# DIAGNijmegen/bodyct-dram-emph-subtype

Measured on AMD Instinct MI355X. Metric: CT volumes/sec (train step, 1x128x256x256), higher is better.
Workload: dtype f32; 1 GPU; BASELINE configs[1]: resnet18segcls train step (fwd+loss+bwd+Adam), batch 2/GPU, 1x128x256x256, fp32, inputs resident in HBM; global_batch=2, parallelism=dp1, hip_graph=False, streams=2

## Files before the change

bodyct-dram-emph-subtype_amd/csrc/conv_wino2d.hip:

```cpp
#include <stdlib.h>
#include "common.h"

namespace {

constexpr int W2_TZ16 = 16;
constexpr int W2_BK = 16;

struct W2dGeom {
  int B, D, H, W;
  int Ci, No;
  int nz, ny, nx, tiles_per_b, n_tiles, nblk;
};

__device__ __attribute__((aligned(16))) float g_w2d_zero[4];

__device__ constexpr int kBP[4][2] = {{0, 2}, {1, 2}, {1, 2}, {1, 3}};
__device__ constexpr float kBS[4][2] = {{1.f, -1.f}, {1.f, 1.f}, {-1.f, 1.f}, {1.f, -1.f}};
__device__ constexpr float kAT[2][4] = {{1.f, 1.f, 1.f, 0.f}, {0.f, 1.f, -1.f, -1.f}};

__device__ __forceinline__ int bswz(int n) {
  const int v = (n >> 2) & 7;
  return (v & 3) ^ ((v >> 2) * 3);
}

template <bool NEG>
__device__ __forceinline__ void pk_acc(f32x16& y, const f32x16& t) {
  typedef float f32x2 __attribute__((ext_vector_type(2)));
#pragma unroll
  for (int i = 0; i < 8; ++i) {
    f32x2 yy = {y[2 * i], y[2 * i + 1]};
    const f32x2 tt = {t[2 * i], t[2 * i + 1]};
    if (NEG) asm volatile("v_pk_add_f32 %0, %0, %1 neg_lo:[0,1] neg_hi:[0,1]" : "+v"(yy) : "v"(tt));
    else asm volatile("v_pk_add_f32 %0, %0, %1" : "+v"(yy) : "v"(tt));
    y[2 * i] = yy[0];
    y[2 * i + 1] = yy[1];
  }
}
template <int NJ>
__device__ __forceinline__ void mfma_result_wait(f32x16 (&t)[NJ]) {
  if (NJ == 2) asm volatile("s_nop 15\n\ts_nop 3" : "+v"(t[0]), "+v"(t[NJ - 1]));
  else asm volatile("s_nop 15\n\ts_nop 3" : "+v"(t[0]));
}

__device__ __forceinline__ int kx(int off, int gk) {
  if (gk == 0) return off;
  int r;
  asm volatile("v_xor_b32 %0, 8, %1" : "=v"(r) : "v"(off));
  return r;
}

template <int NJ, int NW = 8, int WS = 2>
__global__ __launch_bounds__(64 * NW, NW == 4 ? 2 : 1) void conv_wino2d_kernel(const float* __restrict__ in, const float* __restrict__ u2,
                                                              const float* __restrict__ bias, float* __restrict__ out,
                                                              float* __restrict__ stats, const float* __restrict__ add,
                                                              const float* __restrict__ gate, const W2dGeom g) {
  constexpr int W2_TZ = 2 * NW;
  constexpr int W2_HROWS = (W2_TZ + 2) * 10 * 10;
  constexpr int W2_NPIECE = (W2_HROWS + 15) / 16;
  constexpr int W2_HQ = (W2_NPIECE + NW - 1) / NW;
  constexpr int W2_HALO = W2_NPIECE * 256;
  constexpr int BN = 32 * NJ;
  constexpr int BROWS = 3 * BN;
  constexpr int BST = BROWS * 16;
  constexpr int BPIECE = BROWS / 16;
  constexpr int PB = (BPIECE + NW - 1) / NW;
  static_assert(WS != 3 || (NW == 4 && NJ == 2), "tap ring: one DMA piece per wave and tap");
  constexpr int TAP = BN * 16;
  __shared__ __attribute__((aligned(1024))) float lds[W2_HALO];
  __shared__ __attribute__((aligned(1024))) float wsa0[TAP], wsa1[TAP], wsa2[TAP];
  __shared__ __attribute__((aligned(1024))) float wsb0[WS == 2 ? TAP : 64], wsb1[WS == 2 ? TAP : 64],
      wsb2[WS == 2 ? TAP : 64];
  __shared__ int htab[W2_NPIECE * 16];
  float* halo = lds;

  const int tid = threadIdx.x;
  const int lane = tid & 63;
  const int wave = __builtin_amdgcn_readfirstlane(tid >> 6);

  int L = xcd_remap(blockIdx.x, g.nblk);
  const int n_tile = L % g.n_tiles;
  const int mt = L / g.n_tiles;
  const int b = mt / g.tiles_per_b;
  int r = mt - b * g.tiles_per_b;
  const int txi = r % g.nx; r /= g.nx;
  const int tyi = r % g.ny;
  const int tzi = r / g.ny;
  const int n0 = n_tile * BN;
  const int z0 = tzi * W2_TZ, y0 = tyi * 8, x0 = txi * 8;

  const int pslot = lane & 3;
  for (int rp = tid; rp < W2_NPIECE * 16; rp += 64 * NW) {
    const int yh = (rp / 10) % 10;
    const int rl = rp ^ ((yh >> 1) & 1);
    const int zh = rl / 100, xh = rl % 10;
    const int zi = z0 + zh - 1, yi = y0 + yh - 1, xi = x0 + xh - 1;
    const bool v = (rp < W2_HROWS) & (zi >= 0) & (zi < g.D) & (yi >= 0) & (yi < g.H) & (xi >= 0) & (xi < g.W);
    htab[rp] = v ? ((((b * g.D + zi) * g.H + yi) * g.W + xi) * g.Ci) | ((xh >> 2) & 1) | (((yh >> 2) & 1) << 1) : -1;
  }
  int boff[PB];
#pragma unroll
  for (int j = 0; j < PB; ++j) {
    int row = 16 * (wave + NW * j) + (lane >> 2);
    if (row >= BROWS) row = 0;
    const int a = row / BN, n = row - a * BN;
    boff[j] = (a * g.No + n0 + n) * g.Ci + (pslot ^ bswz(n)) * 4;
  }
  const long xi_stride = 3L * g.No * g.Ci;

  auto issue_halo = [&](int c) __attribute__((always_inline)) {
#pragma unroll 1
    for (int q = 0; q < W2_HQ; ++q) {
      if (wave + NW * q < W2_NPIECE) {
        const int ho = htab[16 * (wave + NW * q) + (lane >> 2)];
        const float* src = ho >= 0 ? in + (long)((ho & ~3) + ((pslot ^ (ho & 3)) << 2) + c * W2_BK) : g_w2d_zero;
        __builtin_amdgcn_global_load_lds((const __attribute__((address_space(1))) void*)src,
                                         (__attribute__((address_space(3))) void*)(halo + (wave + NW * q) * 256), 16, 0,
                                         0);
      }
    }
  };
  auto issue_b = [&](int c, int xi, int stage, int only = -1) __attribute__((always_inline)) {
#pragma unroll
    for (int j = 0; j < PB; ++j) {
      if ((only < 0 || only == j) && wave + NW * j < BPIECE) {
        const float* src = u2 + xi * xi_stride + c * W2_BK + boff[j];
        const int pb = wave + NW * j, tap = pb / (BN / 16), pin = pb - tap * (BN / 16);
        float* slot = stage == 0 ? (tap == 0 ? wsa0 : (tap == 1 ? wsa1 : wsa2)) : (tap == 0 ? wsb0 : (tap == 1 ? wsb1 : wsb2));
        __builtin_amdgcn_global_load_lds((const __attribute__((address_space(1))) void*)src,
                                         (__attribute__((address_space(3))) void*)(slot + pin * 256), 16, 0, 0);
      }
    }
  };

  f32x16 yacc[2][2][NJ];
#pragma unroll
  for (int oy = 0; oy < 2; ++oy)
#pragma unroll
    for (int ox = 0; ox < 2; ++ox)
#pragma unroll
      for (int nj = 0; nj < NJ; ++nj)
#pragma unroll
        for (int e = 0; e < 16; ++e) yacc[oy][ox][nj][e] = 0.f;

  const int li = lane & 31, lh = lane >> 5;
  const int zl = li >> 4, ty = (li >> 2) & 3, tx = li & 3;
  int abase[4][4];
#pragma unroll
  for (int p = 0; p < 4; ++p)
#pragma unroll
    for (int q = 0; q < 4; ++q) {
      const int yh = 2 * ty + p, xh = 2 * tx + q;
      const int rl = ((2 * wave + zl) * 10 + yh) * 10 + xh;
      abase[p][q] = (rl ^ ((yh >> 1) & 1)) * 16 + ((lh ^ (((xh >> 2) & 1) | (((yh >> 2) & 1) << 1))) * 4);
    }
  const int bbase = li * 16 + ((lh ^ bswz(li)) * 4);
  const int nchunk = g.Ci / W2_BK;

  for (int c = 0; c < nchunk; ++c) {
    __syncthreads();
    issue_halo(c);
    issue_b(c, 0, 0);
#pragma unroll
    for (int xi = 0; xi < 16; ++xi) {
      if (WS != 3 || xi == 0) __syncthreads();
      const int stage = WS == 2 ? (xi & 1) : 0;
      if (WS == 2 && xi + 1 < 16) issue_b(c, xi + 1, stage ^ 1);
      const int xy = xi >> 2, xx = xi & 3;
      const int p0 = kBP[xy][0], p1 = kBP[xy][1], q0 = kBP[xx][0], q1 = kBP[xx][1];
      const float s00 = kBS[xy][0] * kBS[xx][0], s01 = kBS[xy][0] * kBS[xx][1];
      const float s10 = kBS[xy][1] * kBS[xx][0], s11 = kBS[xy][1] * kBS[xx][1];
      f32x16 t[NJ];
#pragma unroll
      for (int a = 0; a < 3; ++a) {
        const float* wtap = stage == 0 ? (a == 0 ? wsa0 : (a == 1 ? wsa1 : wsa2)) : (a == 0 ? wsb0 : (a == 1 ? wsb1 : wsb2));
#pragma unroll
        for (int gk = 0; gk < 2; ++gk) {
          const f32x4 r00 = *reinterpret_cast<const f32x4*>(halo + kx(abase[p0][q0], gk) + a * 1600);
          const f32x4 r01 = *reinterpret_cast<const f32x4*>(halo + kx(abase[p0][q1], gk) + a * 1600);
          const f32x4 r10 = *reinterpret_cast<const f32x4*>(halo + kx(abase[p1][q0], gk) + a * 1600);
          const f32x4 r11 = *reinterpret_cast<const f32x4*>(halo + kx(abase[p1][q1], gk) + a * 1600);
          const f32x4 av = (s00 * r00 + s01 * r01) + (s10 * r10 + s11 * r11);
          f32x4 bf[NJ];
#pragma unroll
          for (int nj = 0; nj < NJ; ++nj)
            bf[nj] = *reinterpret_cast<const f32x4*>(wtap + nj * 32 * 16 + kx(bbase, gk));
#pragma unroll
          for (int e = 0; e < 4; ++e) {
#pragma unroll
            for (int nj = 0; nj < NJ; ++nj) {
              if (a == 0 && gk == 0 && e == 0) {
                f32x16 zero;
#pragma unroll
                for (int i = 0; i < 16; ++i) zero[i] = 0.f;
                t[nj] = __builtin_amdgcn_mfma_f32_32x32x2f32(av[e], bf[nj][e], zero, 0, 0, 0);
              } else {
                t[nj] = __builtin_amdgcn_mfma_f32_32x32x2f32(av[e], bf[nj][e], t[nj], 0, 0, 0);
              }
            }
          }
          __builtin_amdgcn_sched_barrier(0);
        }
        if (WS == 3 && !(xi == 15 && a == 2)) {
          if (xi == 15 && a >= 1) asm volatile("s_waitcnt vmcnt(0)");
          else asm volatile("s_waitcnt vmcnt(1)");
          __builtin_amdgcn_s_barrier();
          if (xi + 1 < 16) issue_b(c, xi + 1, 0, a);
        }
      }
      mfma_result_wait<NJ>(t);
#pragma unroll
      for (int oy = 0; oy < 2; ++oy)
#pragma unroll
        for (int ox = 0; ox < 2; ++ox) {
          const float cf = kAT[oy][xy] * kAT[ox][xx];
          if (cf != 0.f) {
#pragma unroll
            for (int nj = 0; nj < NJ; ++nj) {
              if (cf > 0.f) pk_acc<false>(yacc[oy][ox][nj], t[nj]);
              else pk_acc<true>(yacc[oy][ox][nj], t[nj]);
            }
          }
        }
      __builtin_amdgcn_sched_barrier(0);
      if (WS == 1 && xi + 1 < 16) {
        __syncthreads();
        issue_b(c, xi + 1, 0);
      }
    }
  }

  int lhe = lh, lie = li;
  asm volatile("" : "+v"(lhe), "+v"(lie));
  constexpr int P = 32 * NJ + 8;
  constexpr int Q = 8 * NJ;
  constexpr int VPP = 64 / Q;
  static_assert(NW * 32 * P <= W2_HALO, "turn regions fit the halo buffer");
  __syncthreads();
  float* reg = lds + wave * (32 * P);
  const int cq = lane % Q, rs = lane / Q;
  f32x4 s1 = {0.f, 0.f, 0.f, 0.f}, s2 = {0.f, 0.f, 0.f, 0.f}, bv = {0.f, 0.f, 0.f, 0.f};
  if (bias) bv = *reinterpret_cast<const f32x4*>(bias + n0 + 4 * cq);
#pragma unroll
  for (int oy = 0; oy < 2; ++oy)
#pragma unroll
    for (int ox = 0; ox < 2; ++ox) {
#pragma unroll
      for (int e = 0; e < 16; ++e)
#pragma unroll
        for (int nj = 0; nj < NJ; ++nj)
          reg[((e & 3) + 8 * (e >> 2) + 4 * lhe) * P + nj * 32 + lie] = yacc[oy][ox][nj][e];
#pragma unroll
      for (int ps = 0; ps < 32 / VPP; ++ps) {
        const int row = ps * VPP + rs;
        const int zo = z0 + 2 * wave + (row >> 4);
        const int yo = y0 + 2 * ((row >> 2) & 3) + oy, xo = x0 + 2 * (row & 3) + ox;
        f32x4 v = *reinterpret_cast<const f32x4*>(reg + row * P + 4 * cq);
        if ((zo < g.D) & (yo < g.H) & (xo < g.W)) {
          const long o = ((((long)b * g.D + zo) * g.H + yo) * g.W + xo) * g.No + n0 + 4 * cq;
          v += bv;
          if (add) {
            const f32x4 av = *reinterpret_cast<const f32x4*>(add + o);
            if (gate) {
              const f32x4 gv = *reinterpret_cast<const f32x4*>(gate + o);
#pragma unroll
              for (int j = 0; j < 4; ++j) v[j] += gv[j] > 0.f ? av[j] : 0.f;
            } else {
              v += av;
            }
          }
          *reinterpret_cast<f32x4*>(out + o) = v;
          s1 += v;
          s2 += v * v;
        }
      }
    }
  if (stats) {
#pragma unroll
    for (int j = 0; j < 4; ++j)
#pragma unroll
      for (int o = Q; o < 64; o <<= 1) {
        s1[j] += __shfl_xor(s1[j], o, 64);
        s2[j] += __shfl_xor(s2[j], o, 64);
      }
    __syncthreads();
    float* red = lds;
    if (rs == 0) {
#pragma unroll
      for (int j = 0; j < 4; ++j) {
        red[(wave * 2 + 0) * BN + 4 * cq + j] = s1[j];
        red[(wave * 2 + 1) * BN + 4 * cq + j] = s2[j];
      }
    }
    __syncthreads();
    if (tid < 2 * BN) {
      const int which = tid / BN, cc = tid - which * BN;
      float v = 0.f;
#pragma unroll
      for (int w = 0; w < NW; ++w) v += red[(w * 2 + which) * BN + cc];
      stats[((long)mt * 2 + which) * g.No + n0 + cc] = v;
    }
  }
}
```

**TASK TO COMPLETE:** When you repeat the lines, start with the first line of the material and end with the line that contains "## Files before the change", keeping both and reproducing each exactly, with nothing added.

**WRITTEN ANSWER:**
# DIAGNijmegen/bodyct-dram-emph-subtype

Measured on AMD Instinct MI355X. Metric: CT volumes/sec (train step, 1x128x256x256), higher is better.
Workload: dtype f32; 1 GPU; BASELINE configs[1]: resnet18segcls train step (fwd+loss+bwd+Adam), batch 2/GPU, 1x128x256x256, fp32, inputs resident in HBM; global_batch=2, parallelism=dp1, hip_graph=False, streams=2

## Files before the change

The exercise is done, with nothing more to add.